Answer: etcd uses a bbolt (B+tree) key-value store underneath the Raft log. This gives it point-query performance suitable for service discovery and key lookup, but limits its write throughput compared to a pure LSM. Operationally this means etcd is excellent for low-volume metadata but not a general-purpose database; you should not use etcd as a high-throughput append log -- that is what Kafka is for.
Prior Module Question 4 (S5 Module 4: Networking)
TCP's retransmit timer and Raft's election timer are both "wait then react" mechanisms. Why is it safe to tune TCP's RTO aggressively but dangerous to tune Raft's election timeout below a few hundred milliseconds on the JVM?
Answer: TCP retransmits data, which is idempotent at the byte level; spurious retransmits waste bandwidth but do not corrupt state. Raft's election timeout triggers a term change that can invalidate the current leader and force log reconciliation. Spurious elections under GC pauses cost throughput and burn disk for persistent term/voted-for state.

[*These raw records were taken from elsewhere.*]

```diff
@@ -1029,6 +1052,45 @@
     for (uint32_t i = threadIdx.x; i < CLR / 4; i += NT) reinterpret_cast<uint4*>(tab)[i] = make_uint4(0, 0, 0, 0);
     __syncthreads();
     const uint32_t k0 = (uint32_t)key0;
+    if constexpr (LAYOUT == PairLayout::PAIR6) {
+        using CL = ChunkLayout<TBL, LAYOUT>;
+        static_assert(CH % 256 == 0, "PAIR6 reduce: four pairs per lane and load");
+        static_assert(IPK_RB_NT == 0 && IPK_RB_ABL == 0, "the non-temporal and ablation knobs exist for the PAIR8 loads only: a tuning build must not measure PAIR6 by them");
+        constexpr int Q = CH / 256;
+        const unsigned char* bytes = reinterpret_cast<const unsigned char*>(pool);
+        while (ci < c1) {
+            uint4 sc[CPT * Q]; uint2 sl[CPT * Q];
+            uint32_t n[CPT];
+#pragma unroll
+            for (int c = 0; c < CPT; ++c) {
+                n[c] = (ci + (uint64_t)c * NWV < c1) ? e[c].y : 0u;
+                const unsigned char* s = bytes + (size_t)e[c].x * CL::BYTES;
+#pragma unroll
+                for (int j = 0; j < Q; ++j) {
+                    const uint32_t q = lane + 64 * j;
+                    sc[c * Q + j] = make_uint4(0, 0, 0, 0); sl[c * Q + j] = make_uint2(0, 0);
+                    if (4 * q < n[c]) {
+                        sc[c * Q + j] = reinterpret_cast<const uint4*>(s)[q];
+                        sl[c * Q + j] = reinterpret_cast<const uint2*>(s + CL::SLOT_PLANE)[q];
+                    }
+                }
+            }
+            ci += (uint64_t)CPT * NWV;
+#pragma unroll
+            for (int c = 0; c < CPT; ++c) if (ci + (uint64_t)c * NWV < c1) e[c] = list[ci + (uint64_t)c * NWV];
+#pragma unroll
+            for (int c = 0; c < CPT; ++c)
+#pragma unroll
+                for (int j = 0; j < Q; ++j) {
+                    const uint32_t i0 = 4 * (lane + 64 * j);
+                    const uint4 s4 = sc[c * Q + j]; const uint2 k4 = sl[c * Q + j];
+                    if (i0 + 0 < n[c]) atomicMax(&tab[k4.x & (TBL - 1)], enc_score_bits(s4.x));
+                    if (i0 + 1 < n[c]) atomicMax(&tab[(k4.x >> 16) & (TBL - 1)], enc_score_bits(s4.y));
+                    if (i0 + 2 < n[c]) atomicMax(&tab[k4.y & (TBL - 1)], enc_score_bits(s4.z));
+                    if (i0 + 3 < n[c]) atomicMax(&tab[(k4.y >> 16) & (TBL - 1)], enc_score_bits(s4.w));
+                }
+        }
+    } else
     while (ci < c1) {
         constexpr int PER = CH / 64;
         uint2 v[CPT * PER];
```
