+template <int CM, int CO, int TH, int VF>
+__global__ __launch_bounds__(256) void dwpw_down_kernel(const DwPwParams A, const DwPwParams B, int tiles_x, int tpi,
+                                                        int ntiles, int ioff) {
+    static_assert(CM % 2 == 0 && CO % 8 == 0, "downpair channel groups");
+    using Geo = DpGeo<TH, VF>;
+    constexpr int DP_TH = TH, DP_TW = Geo::TW, DP_NO = Geo::NO, DP_IC = Geo::IC, DP_NI = Geo::NI, DP_HW = Geo::HW;
+    constexpr int DP_IRS = Geo::IRS, DP_ICS = Geo::ICS, DP_SR = Geo::SR, DP_SG = Geo::SG, DP_LW = Geo::LW, DP_VF = VF;
+    constexpr int DP_SLOTS = Geo::SLOTS, DP_NWI = Geo::NWI, DP_NM = Geo::NM, DP_BUF = Geo::BUF;
+    extern __shared__ __attribute__((aligned(16))) float sm[];
+    float *sI = sm + ioff;
+    const GemmParams &GA = A.g, &GB = B.g;
+    const int cpx = gridDim.x >> 3;
+    const int tile = (blockIdx.x & 7) * cpx + (blockIdx.x >> 3);
+    if (tile >= ntiles) return;
+    const int n = tile / tpi, tt = tile - n * tpi;
+    if (GA.nact && n >= *GA.nact) return;
+    const int tyt = tt / tiles_x, oy0 = tyt * DP_TH, ox0 = (tt - tyt * tiles_x) * DP_TW;
+    const int tid = threadIdx.x, lane = tid & 63, wave = __builtin_amdgcn_readfirstlane(tid >> 6);
+    const int H = A.in.H, W = A.in.W, Cin = GA.K, M1 = GA.M;
+    const int iy0 = 2 * oy0 - 1, gx0 = 2 * ox0 - 4;
+
+    int goff[DP_NM], gch[DP_NM];
+    {
+        const uint32_t nbase = (uint32_t)n * (uint32_t)A.in.sN;
+#pragma unroll
+        for (int m = 0; m < DP_NM; ++m) {
+            const int sl = (wave + 4 * m) * 64 + lane;
+            const int c = sl / (DP_SR * DP_SG), rem = sl - c * (DP_SR * DP_SG);
+            const int r = rem / DP_SG, g = rem - r * DP_SG;
+            const int iy = iy0 + r, gx = gx0 + 4 * g;
+            const bool ok = sl < DP_SLOTS && iy >= 0 && iy < H && gx >= 0 && gx < W;
+            goff[m] = ok ? (int)((uint32_t)c * (uint32_t)A.in.sC + nbase + (uint32_t)(iy * W + gx)) : -1;
+            gch[m] = c;
+        }
+    }
+    auto stage_dma = [&](int kc, float *dst) {
+        const float *base = A.in.p + (size_t)(uint32_t)kc * (uint32_t)A.in.sC;
+        const int cl = Cin - kc;
+#pragma unroll
+        for (int m = 0; m < DP_NM; ++m) {
+            const int wi = wave + 4 * m;
+            if (wi < DP_NWI) {
+                const bool ok = goff[m] >= 0 && gch[m] < cl;
+                const float *src = ok ? base + (uint32_t)goff[m] : (const float *)&zr_zero4;
+                __builtin_amdgcn_global_load_lds((const __attribute__((address_space(1))) void *)src,
+                                                 (__attribute__((address_space(3))) void *)(dst + wi * 256), 16, 0, 0);
+            }
+        }
+    };
+
+    const bool act2 = tid < DP_NI;
+    const int p = min(tid, DP_NI - 1);
+    const int ry = p / DP_IC, rx = p - ry * DP_IC;
+    const int tb = ry * DP_LW + rx + 3;
+    const int ip = ry * DP_IRS + (rx & 1) * DP_HW + (rx >> 1);
+    const int rCA = GA.r_C;
+    f32x2 acc[CM / 2];
+#pragma unroll
+    for (int i = 0; i < CM / 2; ++i) acc[i] = (f32x2)(0.f);
+    stage_dma(0, sm);
+#pragma unroll 1
+    for (int kc = 0, j = 0; kc < Cin; kc += DP_VF, ++j) {
+        const float *buf = sm + (j & 1) * DP_BUF;
+        asm volatile("s_waitcnt vmcnt(0)" ::: "memory");
+        __syncthreads();
+        if (kc + DP_VF < Cin) stage_dma(kc + DP_VF, sm + ((j + 1) & 1) * DP_BUF);
+#pragma unroll
+        for (int c = 0; c < DP_VF; ++c) {
+            const int ch = kc + c;
+            if (ch >= Cin) break;
+            const float *t0 = buf + c * (DP_SR * DP_LW) + tb;
+            float t[9], wk[10];
+#pragma unroll
+            for (int ky = 0; ky < 3; ++ky)
+#pragma unroll
+                for (int kx = 0; kx < 3; ++kx) t[ky * 3 + kx] = t0[ky * DP_LW + kx];
+#pragma unroll
+            for (int k = 0; k < 9; ++k) wk[k] = ldc(A.dw_w, ch * 9 + k);
+            wk[9] = ldc(A.dw_b, ch);
+            const __attribute__((address_space(4))) f32x2 *wp =
+                (const __attribute__((address_space(4))) f32x2 *)(GA.wt + (size_t)ch * GA.Mpad);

The leader must serve heartbeats faster than the smallest election timeout, which on a GC-paused JVM can be hundreds of milliseconds. Aggressive tuning on TCP is a latency tradeoff; aggressive tuning on Raft's timer is a correctness-adjacent stability problem.
Prior Module Question 5 (S5 Module 3: OS Memory)
GC pauses affect distributed-systems correctness in a way memory management on a single machine does not. Explain the gap.
Answer: On a single machine, a GC pause stalls the process; from outside nothing observable happens until the pause ends. In a distributed system, other nodes continue to run. They observe the paused node as non-responsive. If their heartbeat timeout is shorter than the pause, they remove it from membership, elect a new leader, or issue a fencing token. When the paused node resumes, it holds state (a lease, a leader role) that the system has already revoked, and its subsequent writes violate safety unless something (fencing tokens, lease checking) rejects them. Memory management on one box is local; GC pauses on one box become a global event.
Self-Assessment and Remediation
Mastery Level (90-100% correct):
- Ready for Module 6 (scalable data systems) and the capstone with confidence.
- Your instinct should now be: when you see a distributed bug, mentally map it onto fallacies, failure model, clocks, or consensus invariants.
Proficient Level (75-89% correct):
- Review missed concepts. Most gaps are in the causal-reasoning questions (2, 11, 12) -- those reward fluency, not memorization.
- Redo Practice 2 (Failure Model Workshop) and one Kata from Practice 4.
Developing Level (60-74% correct):
- Rework Cluster 1 (Inescapable Reality) end to end. Most failures here are "still thinking single-machine."
- Redo Practice 1 (Time and Ordering Lab) by hand.
- Re-read DDIA Chapter 8 start to finish; it will re-anchor your intuition.
Insufficient Level (<60% correct):
- The module has not landed. Restart from the module
index.mddiagnostic questions. Identify which three concepts you cannot state in one sentence, and read the concept page plus its first "Read This Only If Stuck" link for each. Do not proceed to Module 6 until you can pass this quiz above 75%.